# Schutzhund Club - Detroit, MI



## Odins_Dad (Dec 15, 2015)

Hello! I've got a couple questions regarding schutzhund training and I'm looking for a good club near Detroit, MI to train with. I'm experienced with obedience and working with large dogs but not in IPO/SCH. However I'd like to enter into to this as his handler.

1) When is a good age to start reaching out to a club to start training with my pup in Schutzhund? (he's in puppy class now, working towards a good citizen)

2) What are the basic supplies I need buy to get started? For instance I built a simple flirt pole and have a soft leather tug and basic toys/leather collar/etc.

3) When looking for a club to train with, what should I be aware of? Sorry if that's general, I just hear so many people say "find a club you like, be careful".

4) As far as certifications and titles, what would be a good base to work towards? For example should I focus on BH and tracking first until he's old enough to do bite work? 

5) Who performs the protection tests? What should I be looking for in my pups behavior to see if he's fit? He has a good pedigree (mother and father both titled) and he's a west german show line. 

6) Can a dog go from Schutzhund to PPD? Are these drastically different or is one just not considered a sport? 

Thanks All!


----------



## middleofnowhere (Dec 20, 2000)

Go to the DVG-America (the dash is important) website and look for the region and then the list of clubs.

Start talking to clubs now. Get to know the people and the dogs. Let them get to know you.

Basic supplies: a pup, a 15 foot lead, a 6 foot lead, a flat collar, a puppy tug, a couple of balls on string (or string a kong or two).

In DVG: As far as titles go, you have to pass BH before you can try for a title. You can't track competitively until you get your BH. The dog must be 15 months old to try for the BH. You will be working towards the BH (temperment and obedience) and on tracking when you start out. 

I like a club that is not heavy into compulsion. So that's what I look for.

Who evaluates your dog for suitability for the sport depends on the club. Do not depend on your evaluation. (You are a bit biased, eh?)

PPD is not a sport as I understand it. I've never trained for that. A former club member did and she said it was quite different. 

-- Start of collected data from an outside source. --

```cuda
template <>
__device__ __forceinline__ void mma_tf32<128>(float (&d)[64], uint64_t a_desc, uint64_t b_desc, uint32_t scale_d) {
    asm volatile(
        "{\n\t.reg .pred p;\n\tsetp.ne.b32 p, %66, 0;\n\t"
        "wgmma.mma_async.sync.aligned.m64n128k8.f32.tf32.tf32 {%0,%1,%2,%3,%4,%5,%6,%7,%8,%9,%10,%11,%12,%13,%14,%15,%16,%17,%18,%19,%20,%21,%22,%23,%24,%25,%26,%27,%28,%29,%30,%31,%32,%33,%34,%35,%36,%37,%38,%39,%40,%41,%42,%43,%44,%45,%46,%47,%48,%49,%50,%51,%52,%53,%54,%55,%56,%57,%58,%59,%60,%61,%62,%63}, %64, %65, p, 1, 1;\n\t}"
        : "+f"(d[0]), "+f"(d[1]), "+f"(d[2]), "+f"(d[3]), "+f"(d[4]), "+f"(d[5]), "+f"(d[6]), "+f"(d[7]), "+f"(d[8]), "+f"(d[9]), "+f"(d[10]), "+f"(d[11]), "+f"(d[12]), "+f"(d[13]), "+f"(d[14]), "+f"(d[15]), "+f"(d[16]), "+f"(d[17]), "+f"(d[18]), "+f"(d[19]), "+f"(d[20]), "+f"(d[21]), "+f"(d[22]), "+f"(d[23]), "+f"(d[24]), "+f"(d[25]), "+f"(d[26]), "+f"(d[27]), "+f"(d[28]), "+f"(d[29]), "+f"(d[30]), "+f"(d[31]), "+f"(d[32]), "+f"(d[33]), "+f"(d[34]), "+f"(d[35]), "+f"(d[36]), "+f"(d[37]), "+f"(d[38]), "+f"(d[39]), "+f"(d[40]), "+f"(d[41]), "+f"(d[42]), "+f"(d[43]), "+f"(d[44]), "+f"(d[45]), "+f"(d[46]), "+f"(d[47]), "+f"(d[48]), "+f"(d[49]), "+f"(d[50]), "+f"(d[51]), "+f"(d[52]), "+f"(d[53]), "+f"(d[54]), "+f"(d[55]), "+f"(d[56]), "+f"(d[57]), "+f"(d[58]), "+f"(d[59]), "+f"(d[60]), "+f"(d[61]), "+f"(d[62]), "+f"(d[63])
        : "l"(a_desc), "l"(b_desc), "r"(scale_d) : "memory");
}

__device__ __forceinline__ int acc_row(int e) { return 16 * ((threadIdx.x >> 5) & 3) + ((threadIdx.x & 31) >> 2) + 8 * ((e >> 1) & 1); }
__device__ __forceinline__ int acc_col(int e) { return 8 * (e >> 2) + 2 * (threadIdx.x & 3) + (e & 1); }

template <typename F>
__device__ __forceinline__ void with_width(int np, F&& f) {
    switch (np) {
        case 16: f(WidthT<16>{}); break;
        case 32: f(WidthT<32>{}); break;
        case 48: f(WidthT<48>{}); break;
        case 64: f(WidthT<64>{}); break;
        case 80: f(WidthT<80>{}); break;
        case 96: f(WidthT<96>{}); break;
        case 112: f(WidthT<112>{}); break;
        default: f(WidthT<128>{}); break;
    }
}

__device__ __forceinline__ uint32_t swz_elem(int r, int k) { return swz_offset(r, k >> 2) + (uint32_t)((k & 3) << 2); }

__device__ __forceinline__ void split_tf32(float x, float& hi, float& lo) {
    hi = __uint_as_float(__float_as_uint(x) & 0xffffe000u);
    lo = x - hi;
}

__device__ __forceinline__ void split_tf32_rn(float x, float& hi, float& lo) {
    hi = __uint_as_float((__float_as_uint(x) + 0x1000u) & 0xffffe000u);
    const float r = x - hi;
    lo = __uint_as_float((__float_as_uint(r) + 0x1000u) & 0xffffe000u);
}

}
}
```

Measured before the change: 235,300.

## Defer wgmma wait to overlap tensor-core MMA with next tile's operand staging

The wgmma wait moves from right after each tile's commit to just before the next tile's barrier. The asynchronous MMA on one operand buffer now runs while threads convert and swizzle the next tile into the other double buffer. Shared-memory accesses switch to explicit 32-bit shared addresses (lds32/lds_u16/sts128), which should avoid generic-address conversion. Empty asm register fences keep the compiler from touching accumulators while wgmma is in flight. The risk is correctness if the buffer reuse distance or the fences are wrong.

```diff
diff --git a/ptranking_b200/csrc/ffnet_tc.cuh b/ptranking_b200/csrc/ffnet_tc.cuh
--- a/ptranking_b200/csrc/ffnet_tc.cuh
+++ b/ptranking_b200/csrc/ffnet_tc.cuh
@@ -884,17 +884,18 @@
     if (warp == 0)
         for (int it = 0; it < min(stages, my_tiles); ++it) issue_load(it, it);
 
-    auto put = [&](unsigned char* hi, unsigned char* lo, uint32_t off, float4 v) {
+    auto put = [&](uint32_t hi, uint32_t lo, uint32_t off, float4 v) {
         if (PASSES == 3) {
             float4 h, l;
             tc::split_tf32(v.x, h.x, l.x); tc::split_tf32(v.y, h.y, l.y); tc::split_tf32(v.z, h.z, l.z); tc::split_tf32(v.w, h.w, l.w);
-            *reinterpret_cast<float4*>(hi + off) = h;
-            *reinterpret_cast<float4*>(lo + off) = l;
+            tc::sts128(hi + off, h);
+            tc::sts128(lo + off, l);
         } else {
             if (g.round_bf16) v = make_float4(bf16_rn(v.x), bf16_rn(v.y), bf16_rn(v.z), bf16_rn(v.w));
-            *reinterpret_cast<float4*>(hi + off) = v;
+            tc::sts128(hi + off, v);
         }
     };
+    const uint32_t raw_s = tc::smem_u32(rawbuf), op_s0 = tc::smem_u32(opbuf), coef_s = tc::smem_u32(coef);
     const int mh = wg & 1, KPh = ((KP / 16 + 1) / 2) * 16, c0 = (wg >> 1) ? KP - KPh : 0, cw0 = (wg >> 1) ? KPh : 0;
     const int RQ = R / 4;
 
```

Welcome to the sport! It takes a lot of time but it's a lot of fun.


----------



## lhczth (Apr 5, 2000)

There are no DVG clubs local to Detroit. This is the club I would recommend in the area. It is a USCA club with a lot of experience. Metro Detroit SchH club.

Home

Another good option would be the Capital Area SchH club near Lansing. They have very good experience with show line dogs (they often don't work the same way as the working lines).
Capital Area Schutzhund Club
Amy Morris
Leslie, MI
(517) 589-5919 



As for your questions:

1) When is a good age to start reaching out to a club to start training with my pup in Schutzhund? (he's in puppy class now, working towards a good citizen) Now would be a good time since you do not want to be doing any type of obedience training or other training that could conflict or inhibit your IPO/SchH training. 

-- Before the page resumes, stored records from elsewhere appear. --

@@ -826,17 +828,34 @@
    return l2_solve_local_1d(c, b, x);
 }
 
-int lgh_qupdate(lgh_ctx *c, const double *S)
-{
-   LGH_CHECK_ARG(c && S);
+static int qupdate_entry(lgh_ctx *c, const double *S, double *v_copy)
+{
    RoctxRange range("QUpdate-UpdateQuadratureData");
    timer_start(c);
    kt_begin(c, LGH_KERNEL_QUPDATE);
-   int rc = (c->dim == 1) ? qupdate_1d(c, S) : qupdate(c, S);
+   int rc = (c->dim == 1) ? qupdate_1d(c, S) : qupdate(c, S, v_copy);
    kt_end(c, LGH_KERNEL_QUPDATE);
    timer_stop(c, 3);
    c->timers.c[2] += c->NE;
    return rc;
+}
+int lgh_qupdate(lgh_ctx *c, const double *S)
+{
+   LGH_CHECK_ARG(c && S);
+   return qupdate_entry(c, S, nullptr);
+}
+static bool energy_overlap_ok(const lgh_ctx *c);
+int lgh_stage_fast(lgh_ctx *c, int *on)
+{
+   LGH_CHECK_ARG(c && on);
+   *on = (c->stage_fast && c->dim != 1 && energy_overlap_ok(c)) ? 1 : 0;
+   return LGH_OK;
+}
+int lgh_qupdate_snapshot(lgh_ctx *c, const double *S, double *v_copy)
+{
+   LGH_CHECK_ARG(c && S && v_copy);
+   if (c->dim == 1) { set_error("lgh_qupdate_snapshot: 2D/3D only (the 1D path keeps no velocity copy)"); return LGH_ERR_UNSUPPORTED; }
+   return qupdate_entry(c, S, v_copy);
 }
 
 __global__ void __launch_bounds__(256) not_all_ones_k(const double *x, const long n, int *flag)
@@ -1030,7 +1049,7 @@
    {
       int *flag = c->dev_flags + (c->on_stream2 ? 2 : 0);
       LGH_HIP_CHECK(hipMemsetAsync(flag, 0, sizeof(int), c->stream));
-      hipLaunchKernelGGL(vec_differs_k, dim3(grid_for((c->H1V + 1) / 2)), dim3(256), 0, c->stream, v_h1, c->v_snap, (long)c->H1V, flag);
+      hipLaunchKernelGGL(vec_differs_k, dim3(grid_for((c->H1V + 1) / 2)), dim3(256), 0, c->stream, v_h1, c->v_snap_cur ? c->v_snap_cur : c->v_snap, (long)c->H1V, flag);
       LGH_HIP_CHECK(hipGetLastError());
       if (c->stress_current)
       {
diff --git a/laghos_amd/csrc/lgh_common.hpp b/laghos_amd/csrc/lgh_common.hpp
--- a/laghos_amd/csrc/lgh_common.hpp
+++ b/laghos_amd/csrc/lgh_common.hpp
@@ -126,6 +126,8 @@
    double *dt_est_dev;
    double *erhs_q;
    double *v_snap;
+   const double *v_snap_cur = nullptr;
+   int stage_fast = 1;
    double *force_e_q;
    int fused_ftv_valid, fused_f1_valid;
    unsigned long qgen;
@@ -430,7 +432,7 @@
 void cg_l2_free(lgh_ctx *c);
 int cg_solve(lgh_ctx *c, int space, const double *b, double *x, double rel_tol, int max_iter,
              int *iters, bool x_is_zero);
-int qupdate(lgh_ctx *c, const double *S);
+int qupdate(lgh_ctx *c, const double *S, double *v_copy = nullptr);
 int setup_rho0detj0(lgh_ctx *c, const double *x0, const double *rho0_l2, const double *rho0_q,
                     double *volume);
 int interp_energy(lgh_ctx *c, int which, const double *vec, double *result);
diff --git a/laghos_amd/csrc/lgh_qupdate.hip b/laghos_amd/csrc/lgh_qupdate.hip
--- a/laghos_amd/csrc/lgh_qupdate.hip
+++ b/laghos_amd/csrc/lgh_qupdate.hip
@@ -5,7 +5,7 @@
 {
 
 int qupdate_form(lgh_ctx *c);
-int qupdate(lgh_ctx *c, const double *S)
+int qupdate(lgh_ctx *c, const double *S, double *v_copy)
 {
    QArgs a = q_base(c);
    a.x = S;
@@ -21,9 +21,10 @@
    c->stress_current = (rc == LGH_OK && !keep) ? 1 : 0;
    c->fused_ftv_valid = (rc == LGH_OK && a.erhs_q && c->v_snap) ? 1 : 0;
    c->fused_f1_valid = (rc == LGH_OK && a.force_e) ? 1 : 0;
-   if (c->fused_ftv_valid)
+   c->v_snap_cur = v_copy ? v_copy : c->v_snap;
+   if (c->fused_ftv_valid || v_copy)
    {
-      LGH_HIP_CHECK(hipMemcpyAsync(c->v_snap, S + c->H1V, sizeof(double) * (size_t)c->H1V, hipMemcpyDeviceToDevice, c->stream));
+      LGH_HIP_CHECK(hipMemcpyAsync(v_copy ? v_copy : c->v_snap, S + c->H1V, sizeof(double) * (size_t)c->H1V, hipMemcpyDeviceToDevice, c->stream));
    }
    return rc;
 }
diff --git a/laghos_amd/csrc/lgh_vcg.hip b/laghos_amd/csrc/lgh_vcg.hip
--- a/laghos_amd/csrc/lgh_vcg.hip
+++ b/laghos_amd/csrc/lgh_vcg.hip
@@ -1024,6 +1024,98 @@
          s->all_done = all;
       }
    }
+}
+__global__ void __launch_bounds__(256)
+vcg_init_force_z2_k(const VcgArgs a, const double *__restrict__ FE, const unsigned compb_fe, const unsigned *__restrict__ ellfz,
+                    double *__restrict__ bout, const int zero_x)
+{
+   vcg_reset_accumulators(a);
+   __shared__ double red[48];
+   const int n = xcd_swizzle(blockIdx.x, gridDim.x) * blockDim.x + threadIdx.x;
+   const bool ok = n < a.N;
+   const unsigned nn = (unsigned)(ok ? n : a.N - 1);
+   const v4u_ q0 = *(const v4u_ *)((const char *)ellfz + 16u * nn);
+   const double di = vcg_ld(a.dinv, 8u * nn);
+   const unsigned es = a.essbits[nn];
+   const unsigned zoff = 8u * (unsigned)kVC * (unsigned)(a.ye_stride - kYePad);
+   const bool hi = __any(q0[3] != zoff);
+   double sum[kVC];
+   {
+      double fe[kVC][4];
+#pragma unroll
+      for (int j = 0; j < 4; j++)
+      {
+         if (j == 0 || __any(q0[j] != zoff))
+         {
+#pragma unroll
+            for (int c = 0; c < kVC; c++) { fe[c][j] = vcg_ld(FE, q0[j] + (unsigned)c * compb_fe); }
+         }
+         else
+         {
+#pragma unroll
+            for (int c = 0; c < kVC; c++) { fe[c][j] = 0.0; }
+         }
+      }
+#pragma unroll
+      for (int c = 0; c < kVC; c++) { sum[c] = (((0.0 + fe[c][0]) + fe[c][1]) + fe[c][2]) + fe[c][3]; }
+   }
+   if (hi)
+   {
+      const v4u_ q1 = *(const v4u_ *)((const char *)ellfz + (size_t)16 * (size_t)a.N + 16u * nn);
+#pragma unroll
+      for (int c = 0; c < kVC; c++)
+      {
+         const unsigned cb = (unsigned)c * compb_fe;
+         const double f4 = vcg_ld(FE, q1[0] + cb), f5 = vcg_ld(FE, q1[1] + cb), f6 = vcg_ld(FE, q1[2] + cb), f7 = vcg_ld(FE, q1[3] + cb);
+         sum[c] = (((sum[c] + f4) + f5) + f6) + f7;
+      }
+   }
+   double part[kVC];
+#pragma unroll
+   for (int c = 0; c < kVC; c++)
+   {
+      double bv = -sum[c];
+      if ((es >> c) & 1u) { bv = 0.0; }
+      part[c] = ok ? __dmul_rn(bv, di) * bv : 0.0;
+      if (ok)
+      {
+         const size_t i = (size_t)c * a.N + n;
+         bout[(size_t)c * a.N + (a.ncaller ? a.ncaller[n] : n)] = bv;
+         a.r[i] = bv;
+         if (zero_x) { a.x[i] = 0.0; }
+      }
+   }
+   double bp[kVC], total[kVC];
+   block_sum3(part[0], part[1], part[2], red, bp);
+   if (grid_sum3_last_block(bp, a.partials, a.stride, a.ticket, red, total))
+   {
+      if (threadIdx.x == 0)
+      {
+         VcgScalars *s = a.s;
+         int all = 1;
+         vcg_reset_scalars(a, s);
+         for (int c = 0; c < kVC; c++)
+         {
+            s->rz[c] = s->rz_prev[c] = total[c];
+            s->iters[c] = 0;
+            s->r0[c] = fmax(total[c] * s->rel_tol2, 0.0);
+            s->done[c] = (total[c] < 0.0 || total[c] <= s->r0[c]) ? 1 : 0;
+            all = all && s->done[c];
+         }
+         s->first = 1;
+         s->all_done = all;
+      }
+   }
+}
+__global__ void __launch_bounds__(256)
+vcg_ellfz_k(const int *__restrict__ ell, unsigned *__restrict__ ellfz, const size_t n_have, const size_t n_all, const int ND, const int NE)
+{
+   const size_t i = (size_t)blockIdx.x * blockDim.x + threadIdx.x;
+   if (i >= n_all) { return; }
+   const int p = (i < n_have) ? ell[i] : -1;
+   const int e = p / ND;
+   const size_t N = n_all / 8, j = i / N, n = i - j * N;
+   ellfz[(j < 4 ? 0 : 4 * N) + 4 * n + (j & 3)] = 8u * (unsigned)(p < 0 ? kVC * ND * NE : kVC * ND * e + (p - e * ND));
 }
 __global__ void __launch_bounds__(256)
 vcg_ellf_k(const int *__restrict__ ell, unsigned *__restrict__ ellf, const size_t n_have, const size_t n_all, const int ND, const int NE)
@@ -1485,28 +1577,32 @@
    }
 }
 __global__ void __launch_bounds__(256)
-vcg_xfix_k(const VcgArgs a)
-{
+vcg_xfix_k(const VcgArgs a, const int mode)
+{
+   if (mode == 1 && !a.s->all_done) { return; }
    const int n = blockIdx.x * blockDim.x + threadIdx.x;
    if (n >= a.N) { return; }
    for (int k = 0; k < kVC; k++)
    {
-      if ((a.s->nupd[k] & 1) == 0) { continue; }
+      const int nu = a.s->nupd[k];
       const size_t i = (size_t)k * a.N + n;
+      if (mode != 0 && nu < 2) { a.x[i] = (nu == 0) ? 0.0 : fma(a.s->alpha_last[k], a.d[i], 0.0); continue; }
+      if ((nu & 1) == 0) { continue; }
       a.x[i] = fma(a.s->alpha_last[k], a.d[i], a.x[i]);
    }
 }
 
 __global__ void __launch_bounds__(256)
-vcg_xout_k(const VcgArgs a, double *__restrict__ X)
-{
+vcg_xout_k(const VcgArgs a, double *__restrict__ X, const int mode)
+{
+   if (mode == 1 && !a.s->all_done) { return; }
    const int n = blockIdx.x * blockDim.x + threadIdx.x;
    if (n >= a.N) { return; }
    const int nc = a.ncaller[n];
    for (int k = 0; k < kVC; k++)
    {
       const size_t i = (size_t)k * a.N + n;
-      double xv = a.x[i];
+      double xv = (mode != 0 && a.s->nupd[k] < 2) ? 0.0 : a.x[i];
       if (a.s->nupd[k] & 1) { xv = fma(a.s->alpha_last[k], a.d[i], xv); }
       X[(size_t)k * a.N + nc] = xv;
    }
@@ -1716,6 +1812,7 @@
    uint8_t *essbits = nullptr;
    int *nstart = nullptr;
    unsigned *ellf = nullptr;
+   unsigned *ellfz = nullptr;
    unsigned *mapb = nullptr;
    int map_xrows = 0;
    long long *limbs = nullptr;
@@ -1764,6 +1861,7 @@
    (void)hipFree(x->essbits);
    (void)hipFree(x->nstart);
    (void)hipFree(x->ellf);
+   (void)hipFree(x->ellfz);
    (void)hipFree(x->mapb);
    (void)hipFree(x->limbs);
    (void)hipFree(x->rzl);
@@ -2070,9 +2168,10 @@
          if ((size_t)kVC * (c->NE + 1) * c->ND * 8 < 0xffffffffull)
          {
             const size_t ell_n = (size_t)8 * c->N;
-            LGH_HIP_CHECK(hipMalloc((void **)&x->ellf, ell_n * sizeof(unsigned)));
-            hipLaunchKernelGGL(vcg_ellf_k, dim3((unsigned)((ell_n + 255) / 256)), dim3(256), 0, nullptr, x->o_ellc ? x->o_ellc : c->t_ell, x->ellf,
-                               (size_t)c->t_deg * c->N, ell_n, c->ND, c->NE);
+            unsigned **tab = c->stage_fast ? &x->ellfz : &x->ellf;
+            LGH_HIP_CHECK(hipMalloc((void **)tab, ell_n * sizeof(unsigned)));
+            hipLaunchKernelGGL(c->stage_fast ? vcg_ellfz_k : vcg_ellf_k, dim3((unsigned)((ell_n + 255) / 256)), dim3(256), 0, nullptr,
+                               x->o_ellc ? x->o_ellc : c->t_ell, *tab, (size_t)c->t_deg * c->N, ell_n, c->ND, c->NE);
             LGH_HIP_CHECK(hipGetLastError());
          }
       }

2) What are the basic supplies I need buy to get started? For instance I built a simple flirt pole and have a soft leather tug and basic toys/leather collar/etc. Contact the club and ask what they recommend. I have puppy size balls, tugs, leashes, long lines, etc

3) When looking for a club to train with, what should I be aware of? Sorry if that's general, I just hear so many people say "find a club you like, be careful". Level of experience, success of club, how the members get along, how they treat each other and how they treat their dogs, how accepting they are of different ideas, how willing they are to help novice people...... Training techniques can vary even in a club so make sure you understand what you are seeing before deciding a club is not for you. 

4) As far as certifications and titles, what would be a good base to work towards? For example should I focus on BH and tracking first until he's old enough to do bite work? BH is required to progress onto the IPO1, but how much obedience is done before bitework is started depends on the dog and the club. Tracking should be started as soon as weather permits. This, again, is something you would want to discuss with the club. 

5) Who performs the protection tests? What should I be looking for in my pups behavior to see if he's fit? He has a good pedigree (mother and father both titled) and he's a west german show line. The training director, who is usually the main experienced helper, will be the one testing your dog. 

6) Can a dog go from Schutzhund to PPD? Are these drastically different or is one just not considered a sport? Yes, if you have the right dog and with additional training.


----------



## Rosco810 (Sep 16, 2003)

I am a member of Metro Detroit SchH Club. I really like it there and have titled a couple of dogs. John is national level and is nice, knowledgeable, and easy to work with. There are also other good helpers there too.

There are several other clubs in the area. Some may or may not be able to take new people at this time. I think the caution part comes from training with people that don't know much of anything. If the helper is certified in USCA, DVG, etc that is atleast a good start to look at. A person that isn't certified, doesn't have any experience trialing or certifying dogs, and that says they only do "real" protection is most likely very inexperienced. 

It is always best to visit a couple of clubs and see what one matches your goals and personality best. You will be spending a lot of time at your club 

I wouldn't go crazy buying lots of stuff yet. I really only use a few things a majority of the time with a puppy or young dog: a flat collar, a ball and tug, food for tracking and obedience, a 4' leash, and a 15' lead. 

Best of luck to you.


----------